You can check your bags in 24 hours in advance of THAT train's departure. That way you avoid the storage fee!


----------



## Michael (Feb 24, 2017)

the_traveler said:


> If you don't need your luggage immediately, although it's not advertised as such, it's possible to check your luggage from Baltimore to NYC! It will be carried on 1 of the trains that have checked baggage service. (No Acela and except for the overnight Regional no Regionals do. Thus, it will not be on your train.)
> 
> You can check your bags in 24 hours in advance of THAT train's departure. That way you avoid the storage fee!


This is great, exactly what I need. Thank you so much!


----------



## arun (Jun 18, 2017)

I have a related question regarding checked in baggage. I'm traveling from New York to Raleigh. Since the checked in bag won't be near me when I'm traveling, do I have to go and collect the bag before the train stops at Raleigh station as I don't think the train would stop for more than a couple of minutes? How will I know where the checked in bags are kept?


----------



## the_traveler (Jun 18, 2017)

If you check your bag and your destination has checked baggage service, it will be removed by the station personnel during the stop - even if it's "only a few minutes".

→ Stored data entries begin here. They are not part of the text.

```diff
 __global__ void k_acc_flags(double* scal, int K, double tol, int32_t* acc_list) {
   if (threadIdx.x != 0 || blockIdx.x != 0) return;
-  int n = 0;
-  for (int k = 0; k < K; ++k) {
-    const double ck = scal[8 * k] * scal[8 * k + 6];
-    const double bound = F64_EPS * ck * ck;
-    const bool flag = (tol == 0.0) || (tol > 0.0 && !(bound <= tol));
-    scal[8 * k + 7] = flag ? 1.0 : 0.0;
-    if (flag) acc_list[1 + n++] = k;
-  }
-  acc_list[0] = n;
+  acc_flags_body(scal, K, tol, acc_list);
 }
 
 template <int NB>
 __global__ __launch_bounds__(64) void k_acc_factor(double* A, int TP, const double* scal, int32_t* info) {
   __shared__ __attribute__((aligned(16))) double scr[DIAG_SCR];
-  const int k = blockIdx.x, lane = threadIdx.x;
-  if (scal[8 * k + 7] == 0.0) return;
-  double* Ak = A + (size_t)k * TP * TP;
-  d4 U[NB * (NB + 1) / 2];
-  d4 R[NB];
-  load_upper_only<NB>(U, Ak, TP, TP, lane);
-  PivotAcc pa;
-  pa.init();
-  wave_factor<NB, 0>(U, R, scr, nullptr, nullptr, lane, pa, Ak, TP, TP);
-  if (lane == 0 && info && pa.info != 0) info[k] = pa.info;
-}
-
-struct AccPrepArgs {
-  const double* L;
-  const double* S;
-  const double* mean;
-  const double* scal;
-  int T, TP, NB;
-  double* Lop;
-  double* LTop;
-  double* Dop;
-  double* Sop;
-  double* mu;
-};
-
-__global__ __launch_bounds__(256) void k_acc_prep(AccPrepArgs a) {
-  const int k = blockIdx.x;
-  if (a.scal[8 * k + 7] == 0.0) return;
-  const int lane = threadIdx.x & 63, g = lane >> 4, c = lane & 15;
-  const int wv = blockIdx.y * 4 + (threadIdx.x >> 6), nwv = gridDim.y * 4;
-  const int NB = a.NB, TP = a.TP;
-  const double* L = a.L + (size_t)k * TP * TP;
-  const double* S = a.S + (size_t)k * TP * TP;
-  const int nl = ntl(NB);
-  double* Lop = a.Lop + (size_t)k * nl * 256;
-  double* LTop = a.LTop + (size_t)k * nl * 256;
-  double* Dop = a.Dop + (size_t)k * 4 * NB * 256;
-  double* Sop = a.Sop + (size_t)k * NB * NB * 256;
-  if (blockIdx.y == 0)
-    for (int i = threadIdx.x; i < TP; i += 256) a.mu[(size_t)k * TP + i] = (i < a.T) ? a.mean[(size_t)k * a.T + i] : 0.0;
-  const int items = nl + NB + NB * NB;
-  for (int it = wv; it < items; it += nwv) {
-    if (it < nl) {
-      int Kb = 1;
-      while (tl(Kb + 1, 0) <= it) ++Kb;
-      const int Kp = it - tl(Kb, 0);
-      d4 lo, lt;
-#pragma unroll
-      for (int s = 0; s < 4; ++s) {
-        lo[s] = L[(size_t)(16 * Kb + c) * TP + 16 * Kp + 4 * s + g];
-        lt[s] = L[(size_t)(16 * Kb + 4 * s + g) * TP + 16 * Kp + c];
-      }
-      *reinterpret_cast<d4*>(Lop + ((size_t)it * 64 + lane) * 4) = lo;
-      *reinterpret_cast<d4*>(LTop + ((size_t)it * 64 + lane) * 4) = lt;
-    } else if (it < nl + NB) {
-      const int Kb = it - nl;
-      const double* D = L + (size_t)(16 * Kb) * TP + 16 * Kb;
-      d4 a1, a2, a1t, a2t;
-#pragma unroll
-      for (int r = 0; r < 4; ++r) {
-        const double* B = D + (size_t)(4 * r) * TP + 4 * r;
-        const double l00 = B[0], l10 = B[TP], l11 = B[TP + 1], l20 = B[2 * TP], l21 = B[2 * TP + 1], l22 = B[2 * TP + 2],
-                     l30 = B[3 * (size_t)TP], l31 = B[3 * (size_t)TP + 1], l32 = B[3 * (size_t)TP + 2], l33 = B[3 * (size_t)TP + 3];
-        double w[4][4];
-#pragma unroll
-        for (int i = 0; i < 4; ++i)
-#pragma unroll
-          for (int j = 0; j < 4; ++j) w[i][j] = 0.0;
-        const double r0 = 1.0 / l00, r1 = 1.0 / l11, r2 = 1.0 / l22, r3 = 1.0 / l33;
-        w[0][0] = r0;
-        w[1][0] = -(l10 * w[0][0]) * r1;
-        w[2][0] = -(l20 * w[0][0] + l21 * w[1][0]) * r2;
-        w[3][0] = -(l30 * w[0][0] + l31 * w[1][0] + l32 * w[2][0]) * r3;
-        w[1][1] = r1;
-        w[2][1] = -(l21 * w[1][1]) * r2;
-        w[3][1] = -(l31 * w[1][1] + l32 * w[2][1]) * r3;
-        w[2][2] = r2;
-        w[3][2] = -(l32 * w[2][2]) * r3;
-        w[3][3] = r3;
-        const int ci = c & 3;
-        double wf = 0.0, wt = 0.0;
-#pragma unroll
-        for (int i = 0; i < 4; ++i)
-#pragma unroll
-          for (int j = 0; j < 4; ++j) {
-            if (i == ci && j == g) wf = w[i][j];
-            if (i == g && j == ci) wt = w[i][j];
-          }
-        const bool mine = (c >> 2) == r;
-        a1[r] = mine ? wf : 0.0;
-        a1t[r] = mine ? wt : 0.0;
-        a2[r] = (c >= 4 * r + 4) ? D[(size_t)c * TP + 4 * r + g] : 0.0;
-        a2t[r] = (c < 4 * r) ? D[(size_t)(4 * r + g) * TP + c] : 0.0;
-      }
-      *reinterpret_cast<d4*>(Dop + ((size_t)(0 * NB + Kb) * 64 + lane) * 4) = a1;
-      *reinterpret_cast<d4*>(Dop + ((size_t)(1 * NB + Kb) * 64 + lane) * 4) = a2;
-      *reinterpret_cast<d4*>(Dop + ((size_t)(2 * NB + Kb) * 64 + lane) * 4) = a1t;
-      *reinterpret_cast<d4*>(Dop + ((size_t)(3 * NB + Kb) * 64 + lane) * 4) = a2t;
-    } else {
-      const int t = it - nl - NB, Kb = t / NB, Kp = t % NB;
-      d4 so;
-#pragma unroll
-      for (int s = 0; s < 4; ++s) so[s] = S[(size_t)(16 * Kp + 4 * s + g) * TP + 16 * Kb + c];
-      *reinterpret_cast<d4*>(Sop + ((size_t)t * 64 + lane) * 4) = so;
-    }
-  }
-}
+  acc_factor_body<NB>(A, TP, scal, info, blockIdx.x, threadIdx.x, scr);
+}
+
+__global__ __launch_bounds__(256) void k_acc_prep(AccPrepArgs a) { acc_prep_body(a, blockIdx.x, blockIdx.y, gridDim.y, threadIdx.x); }
 
 struct AccArgs {
   const double* x;
```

As far as where to collect it, that depends on the station. Some have a luggage room, some at the counter, some from the cart outside - I have seen all of these. I'm not sure what Raleigh uses. They should announce where to collect it.


----------



## BCL (Jun 19, 2017)

arun said:


> I have a related question regarding checked in baggage. I'm traveling from New York to Raleigh. Since the checked in bag won't be near me when I'm traveling, do I have to go and collect the bag before the train stops at Raleigh station as I don't think the train would stop for more than a couple of minutes? How will I know where the checked in bags are kept?


There is no access to the baggage car while the train is moving. Are you asking if baggage has to be claimed off of the train's baggage car? If that's the question, the answer is no.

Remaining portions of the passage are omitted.